▶ [Dataset excerpts]
◇ ◇ ◇
#pragma unroll
        for (int rb = 0; rb < 16; ++rb) {
            X[rb] = (f32x4){0.f, 0.f, 0.f, 0.f};
#pragma unroll
            for (int o = 0; o < NOUT; ++o) {
                f32x4 w = *(const f32x4*)(w7s + 256 * o + 16 * rb + 4 * q);
#pragma unroll
                for (int r = 0; r < 4; ++r) X[rb][r] = fmaf(g[o], w[r], X[rb][r]);
            }
        }

        f32x4 E[EMB_BLKS];
#pragma unroll
        for (int b = 0; b < EMB_BLKS; ++b) E[b] = (f32x4){0.f, 0.f, 0.f, 0.f};

        float* pf = pfb + wave * ((INJECT ? 4 : 2) * 256);
        auto prefetch = [&](int lp, int c) {
            const size_t o0 = (size_t)lp * ACT_LAYER_FLOATS + (size_t)((2 * c) * 64 + lane) * 4;
            D3H_GLDS16(act_tile + o0, pf);
            D3H_GLDS16(act_tile + o0 + 256, pf + 256);
            if (INJECT) {
                D3H_GLDS16(dz_tile + o0, pf + 512);
                D3H_GLDS16(dz_tile + o0 + 256, pf + 768);
            }
        };
        auto dz_pair = [&](f32x4& v0, f32x4& v1, int lp, int c) {
            const float* pl = pf + lane * 4;
            float* dzl = dz_tile + lp * ACT_LAYER_FLOATS;
            if (INJECT) {
                dz_block_inject_pre(v0, *(const f32x4*)pl, *(const f32x4*)(pl + 512), dzl, 2 * c, lane);
                dz_block_inject_pre(v1, *(const f32x4*)(pl + 256), *(const f32x4*)(pl + 768), dzl, 2 * c + 1, lane);
            } else {
                dz_block_pre(v0, *(const f32x4*)pl, dzl, 2 * c, lane);
                dz_block_pre(v1, *(const f32x4*)(pl + 256), dzl, 2 * c + 1, lane);
            }
        };
        const float* next = wpackT + T_CHUNK_FLOATS;
        for (int it = 0; it < 3; ++it) {
            {
                const int l = 6 - 2 * it;
                if (on && it == 0) {
#pragma unroll
                    for (int rb = 0; rb < 16; ++rb) {
                        if (INJECT) dz_block_inject(X[rb], act_tile + l * ACT_LAYER_FLOATS, dz_tile + l * ACT_LAYER_FLOATS, rb, lane);
                        else dz_block(X[rb], act_tile + l * ACT_LAYER_FLOATS, dz_tile + l * ACT_LAYER_FLOATS, rb, lane);
                    }
                }
#pragma unroll
                for (int c = 0; c < 8; ++c) {
                    SDF_STAGE_ISSUE(st, next, wbuf[pb ^ 1], N4, tid);
                    next += T_CHUNK_FLOATS;
                    if (on) prefetch(l - 1, c);
                    if (on) {
                        f32x4 acc0 = {0.f, 0.f, 0.f, 0.f}, acc1 = {0.f, 0.f, 0.f, 0.f};
                        mac_hidden2(acc0, acc1, X, wbuf[pb], 16 * 256, lane);
                        Y[2 * c] = acc0;
                        Y[2 * c + 1] = acc1;
                    }
                    __builtin_amdgcn_s_waitcnt(0x0f70);
                    SDF_STAGE_COMMIT(st, wbuf[pb ^ 1], N4, tid);
                    pb ^= 1;
                    if (on) dz_pair(Y[2 * c], Y[2 * c + 1], l - 1, c);
                }
                if (l == 4) {
#pragma unroll
                    for (int c = 0; c < 2; ++c) {
                        SDF_STAGE_ISSUE(st, next, wbuf[pb ^ 1], N4, tid);
                        next += T_CHUNK_FLOATS;
                        if (on) {
                            mac_hidden(E[2 * c], X, wbuf[pb], lane);
                            if (2 * c + 1 < EMB_BLKS) mac_hidden(E[2 * c + 1], X, wbuf[pb] + 16 * 256, lane);
                        }
                        SDF_STAGE_COMMIT(st, wbuf[pb ^ 1], N4, tid);
                        pb ^= 1;
                    }
                }
            }
            {
                const int l = 5 - 2 * it;
#pragma unroll
                for (int c = 0; c < 8; ++c) {
                    SDF_STAGE_ISSUE(st, next, wbuf[pb ^ 1], N4, tid);
                    next += T_CHUNK_FLOATS;
                    if (on) prefetch(l - 1, c);
                    if (on) {
                        f32x4 acc0 = {0.f, 0.f, 0.f, 0.f}, acc1 = {0.f, 0.f, 0.f, 0.f};
                        mac_hidden2(acc0, acc1, Y, wbuf[pb], 16 * 256, lane);
                        X[2 * c] = acc0;
                        X[2 * c + 1] = acc1;
                    }
                    __builtin_amdgcn_s_waitcnt(0x0f70);
                    SDF_STAGE_COMMIT(st, wbuf[pb ^ 1], N4, tid);
                    pb ^= 1;
                    if (on) dz_pair(X[2 * c], X[2 * c + 1], l - 1, c);
                }
            }
        }
#pragma unroll
        for (int c = 0; c < 2; ++c) {
            SDF_STAGE_ISSUE(st, (c == 0) ? next : wpackT, wbuf[pb ^ 1], N4, tid);
            next += T_CHUNK_FLOATS;
            if (on) {
                mac_hidden(E[2 * c], X, wbuf[pb], lane);
                if (2 * c + 1 < EMB_BLKS) mac_hidden(E[2 * c + 1], X, wbuf[pb] + 16 * 256, lane);
            }
            SDF_STAGE_COMMIT(st, wbuf[pb ^ 1], N4, tid);
            pb ^= 1;
        }

        if (!INJECT && dx && on) {
            float x0 = 0.f, x1 = 0.f, x2 = 0.f;
            if (valid) {
                x0 = x[3 * p + 0]; x1 = x[3 * p + 1]; x2 = x[3 * p + 2];
                if (deform) {
                    x0 = __fadd_rn(x0, __fmul_rn(disp, deform[3 * p + 0]));
                    x1 = __fadd_rn(x1, __fmul_rn(disp, deform[3 * p + 1]));
                    x2 = __fadd_rn(x2, __fmul_rn(disp, deform[3 * p + 2]));
                }
            }
            float d0 = 0.f, d1 = 0.f, d2 = 0.f;
#pragma unroll
            for (int b = 0; b < EMB_BLKS; ++b)
#pragma unroll
                for (int r = 0; r < 4; ++r) {
                    int e = 16 * b + 4 * q + r;
                    if (e < EMB_DIM) {
                        float ge = E[b][r];
                        int c;
                        float coef;
                        if (e < 3) { c = e; coef = 1.f; }
                        else {
                            int ep = e - 3;
                            int fr = ep / 6, fn = (ep % 6) / 3;
                            c = ep % 3;
                            float f = (float)(1 << fr);
                            float xc = c == 0 ? x0 : (c == 1 ? x1 : x2);
                            coef = fn ? (-f * sinf(f * xc)) : (f * cosf(f * xc));
                        }
                        float t = ge * coef;
                        if (c == 0) d0 += t; else if (c == 1) d1 += t; else d2 += t;
                    }
                }
            d0 += __shfl_xor(d0, 16); d0 += __shfl_xor(d0, 32);
            d1 += __shfl_xor(d1, 16); d1 += __shfl_xor(d1, 32);
            d2 += __shfl_xor(d2, 16); d2 += __shfl_xor(d2, 32);
            if (valid && q == 0) { dx[3 * p + 0] = d0; dx[3 * p + 1] = d1; dx[3 * p + 2] = d2; }
        }
    }
#if D3H_SDF_GLDS
    __builtin_amdgcn_s_waitcnt(0x0f70);
#endif
}

#if D3H_MLP_NOUT == 1
template <int NP>
__global__ void sdf_mlp_pack_t3_kernel(const float* __restrict__ w0, const float* __restrict__ wh, const float* __restrict__ w4,
                                       unsigned* __restrict__ wpackT3) {
    int idx = blockIdx.x * blockDim.x + threadIdx.x;
    if (idx >= XPT<NP>::WPACKT_DWORDS) return;
    const int chunk = idx / XPT<NP>::HID_CHUNK;
    const int l = t_layer_of_offset(chunk * T_CHUNK_FLOATS);
    const int local = idx - (t_layer_offset(l) / T_CHUNK_FLOATS) * XPT<NP>::HID_CHUNK;
    const int d = local & 3, lane = (local >> 2) & 63;
    int rest = local >> 8;
    const int part = rest % NP;
    rest /= NP;
    const int kb = rest & 7, rbg = rest >> 3;
    const int i = lane & 15, q = lane >> 4;
    const int in = 16 * rbg + i;
    unsigned bits[2];
#pragma unroll
    for (int e = 0; e < 2; ++e) {
        const int out = x3_feature(kb, q, 2 * d + e);
        float v = 0.f;
        if (l == 0) {
            if (in < EMB_DIM) v = w0[out * EMB_DIM + in];
        } else if (l == 4) {
            if (rbg < 16) v = w4[out * (256 + EMB_DIM) + in];
            else if (in - 256 < EMB_DIM) v = w4[out * (256 + EMB_DIM) + in];
        } else {
            const int hi = (l < 4) ? (l - 1) : (l - 2);
            v = wh[(size_t)hi * 65536 + out * 256 + in];
        }
        unsigned h, m, lo = 0;
        if constexpr (NP == 3) x3_split_pair(v, 0.f, h, m, lo);
        else {
            h2_split_pair(v, 0.f, h, m);
            if (!(fabsf(v) <= 16384.0f)) h = m = 0x7e00u;
        }
        bits[e] = (part == 0 ? h : (part == 1 ? m : lo)) & 0xffffu;
    }
    wpackT3[idx] = bits[0] | (bits[1] << 16);
}

__global__ __launch_bounds__(256) void h2_scale_from_absmax_kernel(const float* __restrict__ v, int64_t n, const unsigned* __restrict__ bits, float* __restrict__ sc) {
    __shared__ float red[256];
    float m = 0.f;
    if (bits) m = __uint_as_float(*bits);
    else
        for (int64_t i = threadIdx.x; i < n; i += 256) m = fmaxf(m, fabsf(v[i]));
    red[threadIdx.x] = m;
    __syncthreads();
    for (int k = 128; k > 0; k >>= 1) {
        if ((int)threadIdx.x < k) red[threadIdx.x] = fmaxf(red[threadIdx.x], red[threadIdx.x + k]);
        __syncthreads();
    }
    if (threadIdx.x == 0) {
        const float s = h2_grad_scale(red[0]);
        sc[0] = s;
        sc[1] = 1.0f / s;
    }
}

template <bool SCALED>
__device__ __forceinline__ void dzs_plain(f32x4& v, const f32x4 hh, float* dz_l, int rb, int lane, float gsi) {
    f32x4 o;
#pragma unroll
    for (int r = 0; r < 4; ++r) {
        v[r] = v[r] * dsoftplus_from_h(hh[r]);
        o[r] = SCALED ? v[r] * gsi : v[r];
    }
    *(f32x4*)(dz_l + (size_t)(rb * 64 + lane) * 4) = o;
}
template <bool SCALED>
__device__ __forceinline__ void dzs_inject(f32x4& v, const f32x4 hh, const f32x4 ee, float* e_l, int rb, int lane, float gs, float gsi) {
    f32x4 o;
#pragma unroll
    for (int r = 0; r < 4; ++r) {
        v[r] = SCALED ? fmaf(ee[r], gs, v[r] * dsoftplus_from_h(hh[r])) : (v[r] * dsoftplus_from_h(hh[r]) + ee[r]);
        o[r] = SCALED ? v[r] * gsi : v[r];
    }
    *(f32x4*)(e_l + (size_t)(rb * 64 + lane) * 4) = o;
}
◇ ◇ ◇
▶ [Task details]
Look at the records above. Copy every line where the string "disp" occurs.

▶ [Solution to this task]
                    x0 = __fadd_rn(x0, __fmul_rn(disp, deform[3 * p + 0]));
                    x1 = __fadd_rn(x1, __fmul_rn(disp, deform[3 * p + 1]));
                    x2 = __fadd_rn(x2, __fmul_rn(disp, deform[3 * p + 2]));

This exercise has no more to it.